## DATASET EXTRACT
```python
@dataclass
class LMConfig:
    vocab_size: int = 259344
    hidden: int = 2048
    n_layers: int = 16
    n_heads: int = 32
    n_kv_heads: int = 8
    head_dim: int = 64
    ffn: int = 8192
    rms_eps: float = 1e-5
    rope_theta: float = 500000.0
# ... 357 lines not shown
        top_k: int = 40,
        top_p: float = 0.95,
        min_p: float = 0.05,
        typical_p: float = 1.0,
        temp: float = 0.80,
        repeat_penalty: float = 1.0,
        frequency_penalty: float = 0.0,
        presence_penalty: float = 0.0,
        tfs_z: float = 1.0,
        mirostat_mode: int = 0,
        mirostat_tau: float = 5.0,
        mirostat_eta: float = 0.1,
        penalize_nl: bool = True,
        logits_processor=None,
        grammar=None,
        seed: Optional[int] = None,
        logit_bias: Optional[Dict[int, float]] = None,
    ) -> None:
        if typical_p != 1.0 or mirostat_mode != 0 or grammar is not None:
            raise NotImplementedError("typical_p / mirostat / grammar samplers are not implemented (the duplex agent never sets them)")
        self.set_seed(seed if seed is not None else -1)
        bias = dict(logit_bias or {})
        if logits_processor is not None:
            lb = getattr(logits_processor, "logit_bias_map", None)
            if lb is None:
                raise NotImplementedError("logits_processor must come from get_logits_bias_processor")
            bias.update(lb)
        ids = (C.c_int32 * max(1, len(bias)))(*bias.keys())
        vals = (C.c_float * max(1, len(bias)))(*bias.values())
        p = N.SamplerParamsC(top_k=int(top_k), top_p=float(top_p), min_p=float(min_p), temp=float(temp), seed=self._seed,
                             n_bias=len(bias), bias_ids=ids, bias_vals=vals, repeat_penalty=float(repeat_penalty),
                             freq_penalty=float(frequency_penalty), presence_penalty=float(presence_penalty),
                             penalty_last_n=int(getattr(self, "last_n_tokens_size", 64)))
        N.check(self._lib.rca_lm_sampler_init(self._h, C.byref(p)), "rca_lm_sampler_init")
        self._sampler = True
        self._sampler_params = dict(top_k=top_k, top_p=top_p, min_p=min_p, temp=temp, seed=self._seed, logit_bias=bias,
                                    repeat_penalty=repeat_penalty, frequency_penalty=frequency_penalty, presence_penalty=presence_penalty)

    def sample(self, idx: Optional[int] = None) -> int:
        assert self.n_tokens > 0
        assert self._sampler is not None
        tok = C.c_int32()
        N.check(self._lib.rca_lm_sample(self._h, C.byref(tok)), "rca_lm_sample")
        return tok.value

    def step(self, tokens: Sequence[int]) -> int:
        tokens = list(tokens)
        n0 = self.n_tokens
        arr = (C.c_int32 * len(tokens))(*tokens)
        tok = C.c_int32()
        N.check(self._lib.rca_lm_step(self._h, arr, len(tokens), C.byref(tok)), "rca_lm_step")
        self._input_ids[n0:n0 + len(tokens)] = tokens
        self._logits_valid = False
        return tok.value

    def step_probe(self, tokens: Sequence[int], probe_ids: Sequence[int]):
        tokens, probe_ids = list(tokens), list(probe_ids)
        n0 = self.n_tokens
        arr = (C.c_int32 * len(tokens))(*tokens)
        pid = (C.c_int32 * len(probe_ids))(*probe_ids)
        out = (C.c_float * len(probe_ids))()
        tok = C.c_int32()
        N.check(self._lib.rca_lm_step_probe(self._h, arr, len(tokens), pid, len(probe_ids), C.byref(tok), out), "rca_lm_step_probe")
        self._input_ids[n0:n0 + len(tokens)] = tokens
        self._logits_valid = False
        return tok.value, np.array(out[:], dtype=np.float32)

    def frame(self, first_pair: Sequence[int], user_ids: Sequence[int], audio_id_floor: int) -> List[int]:
        first_pair, user_ids = [int(t) for t in first_pair], [int(t) for t in user_ids]
        if len(first_pair) != 2:
            raise ValueError("frame() starts from the last [agent, user] pair")
        n, n0 = len(user_ids), self.n_tokens
        fp = (C.c_int32 * 2)(*first_pair)
        us = (C.c_int32 * n)(*user_ids)
        out = (C.c_int32 * n)()
        done = C.c_int32()
        N.check(self._lib.rca_lm_frame(self._h, fp, us, n, int(audio_id_floor), out, C.byref(done)), "rca_lm_frame")
        toks = list(out[:done.value])
        evaluated = first_pair + [t for pair in zip(toks[:-1], user_ids) for t in pair]
        self._input_ids[n0:n0 + len(evaluated)] = evaluated
        self._logits_valid = False
        return toks

    def duplex_prepare(self, T: int, F_ctx: int, n_steps: int, n_samples: int) -> None:
        N.check(self._lib.rca_duplex_prepare(self._h, int(T), int(F_ctx), int(n_steps), int(n_samples)), "rca_duplex_prepare")

    def duplex_precapture(self, codec_handle, T: int, F_ctx: int, n_steps: int, n_samples: int, code_token_base: int, with_probe: bool,
                          twin: Optional["LlamaForAlternatingCodeChannels"] = None, n_step_probe: int = 0) -> None:
        a = N.DuplexFrameArgsC(pcm_window=None, code_ctx=None, T=int(T), F_ctx=int(F_ctx), n_steps=int(n_steps), n_samples=int(n_samples),
                               code_token_base=int(code_token_base), audio_id_floor=-1, probe_id=0 if with_probe else -1)
        N.check(self._lib.rca_duplex_precapture(self._h, twin._h if twin is not None else None, codec_handle._h, C.byref(a), int(n_step_probe)),
                "rca_duplex_precapture")

    def duplex_frame(self, codec_handle, pcm_window: np.ndarray, code_ctx: np.ndarray, n_steps: int, n_samples: int,
                     code_token_base: int, audio_id_floor: int, probe_id: int, first_pair: Sequence[int]) -> dict:
        first_pair = [int(t) for t in first_pair]
        if len(first_pair) != 2:
            raise ValueError("duplex_frame() starts from the last [agent, user] pair")
        pcm_window = np.ascontiguousarray(pcm_window, dtype=np.float32).reshape(-1)
        code_ctx = np.ascontiguousarray(code_ctx, dtype=np.int64).reshape(-1)
        n0 = self.n_tokens
        a = N.DuplexFrameArgsC(pcm_window=pcm_window.ctypes.data, code_ctx=code_ctx.ctypes.data if code_ctx.size else None,
                               T=pcm_window.size, F_ctx=code_ctx.size, n_steps=int(n_steps), n_samples=int(n_samples),
                               code_token_base=int(code_token_base), audio_id_floor=int(audio_id_floor), probe_id=int(probe_id))
        a.first_pair[0], a.first_pair[1] = first_pair
        out = N.DuplexFrameOutC()
        pcm = np.empty(int(n_samples), dtype=np.float32)
        N.check(self._lib.rca_duplex_frame(self._h, codec_handle._h, C.byref(a), C.byref(out), C.c_void_p(pcm.ctypes.data)), "rca_duplex_frame")
        codes = [int(c) for c in out.user_codes[:n_steps]]
        toks = [int(t) for t in out.tokens[:out.n_done]]
        user_ids = [int(code_token_base) + c for c in codes]
        evaluated = first_pair + [t for pair in zip(toks[:-1], user_ids) for t in pair]
        self._input_ids[n0:n0 + len(evaluated)] = evaluated
        self._logits_valid = False
        return {"user_codes": codes, "tokens": toks, "pcm": pcm if out.flags == 0 else None,
                "probe_prob": float(out.probe_prob) if out.probe_prob >= 0.0 else None}

    def generate(self, tokens: Sequence[int], reset: bool = True, stopping_criteria=None) -> Generator[int, Optional[Sequence[int]], None]:
        tokens = list(tokens)
        if reset and self.n_tokens > 0:
            longest_prefix = 0
            for a, b in zip(self._input_ids[: self.n_tokens], tokens[:-1]):
                if a == b:
                    longest_prefix += 1
                else:
                    break
            if longest_prefix > 0:
                reset = False
                tokens = tokens[longest_prefix:]
                self.n_tokens = longest_prefix
        if reset:
            self.reset()
        while True:
            token = self.step(tokens)
            if stopping_criteria is not None and stopping_criteria(self._input_ids[: self.n_tokens], self._fetch_logits()):
                return
            tokens_or_none = yield token
            tokens = [token]
            if tokens_or_none is not None:
                tokens.extend(tokens_or_none)

    def token_probs(self, token_ids: Sequence[int]) -> np.ndarray:
        ids = (C.c_int32 * len(token_ids))(*token_ids)
        out = (C.c_float * len(token_ids))()
        N.check(self._lib.rca_lm_token_probs(self._h, ids, len(token_ids), out), "rca_lm_token_probs")
        return np.array(out[:], dtype=np.float32)

    def sync(self) -> None:
        N.check(self._lib.rca_lm_sync(self._h), "rca_lm_sync")

    def make_kv_shadow(self, low_priority: bool = True) -> "LlamaForAlternatingCodeChannels":
        twin = LlamaForAlternatingCodeChannels(model_path=self.model_path, n_ctx=self._n_ctx, share_weights_with=self, device=self._device)
        if low_priority:
            N.check(self._lib.rca_lm_set_low_priority(twin._h, 1), "rca_lm_set_low_priority")
        return twin

    def eval_async(self, tokens: Sequence[int]) -> None:
        tokens = list(tokens)
        if not tokens:
            return
        n0 = self.n_tokens
        arr = (C.c_int32 * len(tokens))(*tokens)
        N.check(self._lib.rca_lm_eval_async(self._h, arr, len(tokens)), "rca_lm_eval_async")
        self._input_ids[n0:n0 + len(tokens)] = tokens
        self._logits_valid = False

    def copy_kv_from(self, other: "LlamaForAlternatingCodeChannels", n_positions: int) -> None:
        N.check(self._lib.rca_lm_copy_kv(self._h, other._h, int(n_positions)), "rca_lm_copy_kv")
        self._input_ids[:n_positions] = other._input_ids[:n_positions]

    def swap_kv(self, other: "LlamaForAlternatingCodeChannels") -> None:
        N.check(self._lib.rca_lm_swap_kv(self._h, other._h), "rca_lm_swap_kv")
        n = max(self._n_ctx, other._n_ctx)
        tmp = self._input_ids[:n].copy()
        self._input_ids[:n] = other._input_ids[:n]
        other._input_ids[:n] = tmp
        self._logits_valid = other._logits_valid = False

    def kv_remove(self, p0: int, p1: int) -> None:
        p0, p1, n = int(p0), int(p1), self.n_tokens
        N.check(self._lib.rca_lm_kv_remove(self._h, p0, p1), "rca_lm_kv_remove")
        self._input_ids[p0:n - (p1 - p0)] = self._input_ids[p1:n].copy()

    def kv_read(self, layer: int, pos0: int, n_pos: int):
        k = np.empty((int(n_pos), self.config.n_kv_heads, 64), np.float16)
        v = np.empty_like(k)
        N.check(self._lib.rca_lm_kv_read(self._h, int(layer), int(pos0), int(n_pos), k.ctypes.data_as(C.POINTER(C.c_uint16)),
                                         v.ctypes.data_as(C.POINTER(C.c_uint16))), "rca_lm_kv_read")
        return k, v

    def mask_head_rows(self, row_begin: int, row_end: int) -> None:
        N.check(self._lib.rca_lm_mask_head_rows(self._h, int(row_begin), int(row_end)), "rca_lm_mask_head_rows")

    def persist_codec_embeddings(self, codec_state: Dict[str, np.ndarray], codec_vocab_start: int, codebook_size: Optional[int] = None,
                                 return_f32: bool = False) -> Optional[np.ndarray]:
        f32 = lambda a: np.ascontiguousarray(bf16_bits_to_f32(a) if a.dtype == np.uint16 else a, dtype=np.float32)
        embed = f32(codec_state["codec_embed.weight"])
        n_books = 1 + max(int(k.split(".")[1]) for k in codec_state if k.startswith("codebook_projectors."))
        size = codebook_size or embed.shape[0] // n_books
# ... 53 lines not shown
```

## WHAT TO PRODUCE
The string "POINTER" marks the lines to copy; report each of them from the data above.

## EXERCISE RESULT
        N.check(self._lib.rca_lm_kv_read(self._h, int(layer), int(pos0), int(n_pos), k.ctypes.data_as(C.POINTER(C.c_uint16)),
                                         v.ctypes.data_as(C.POINTER(C.c_uint16))), "rca_lm_kv_read")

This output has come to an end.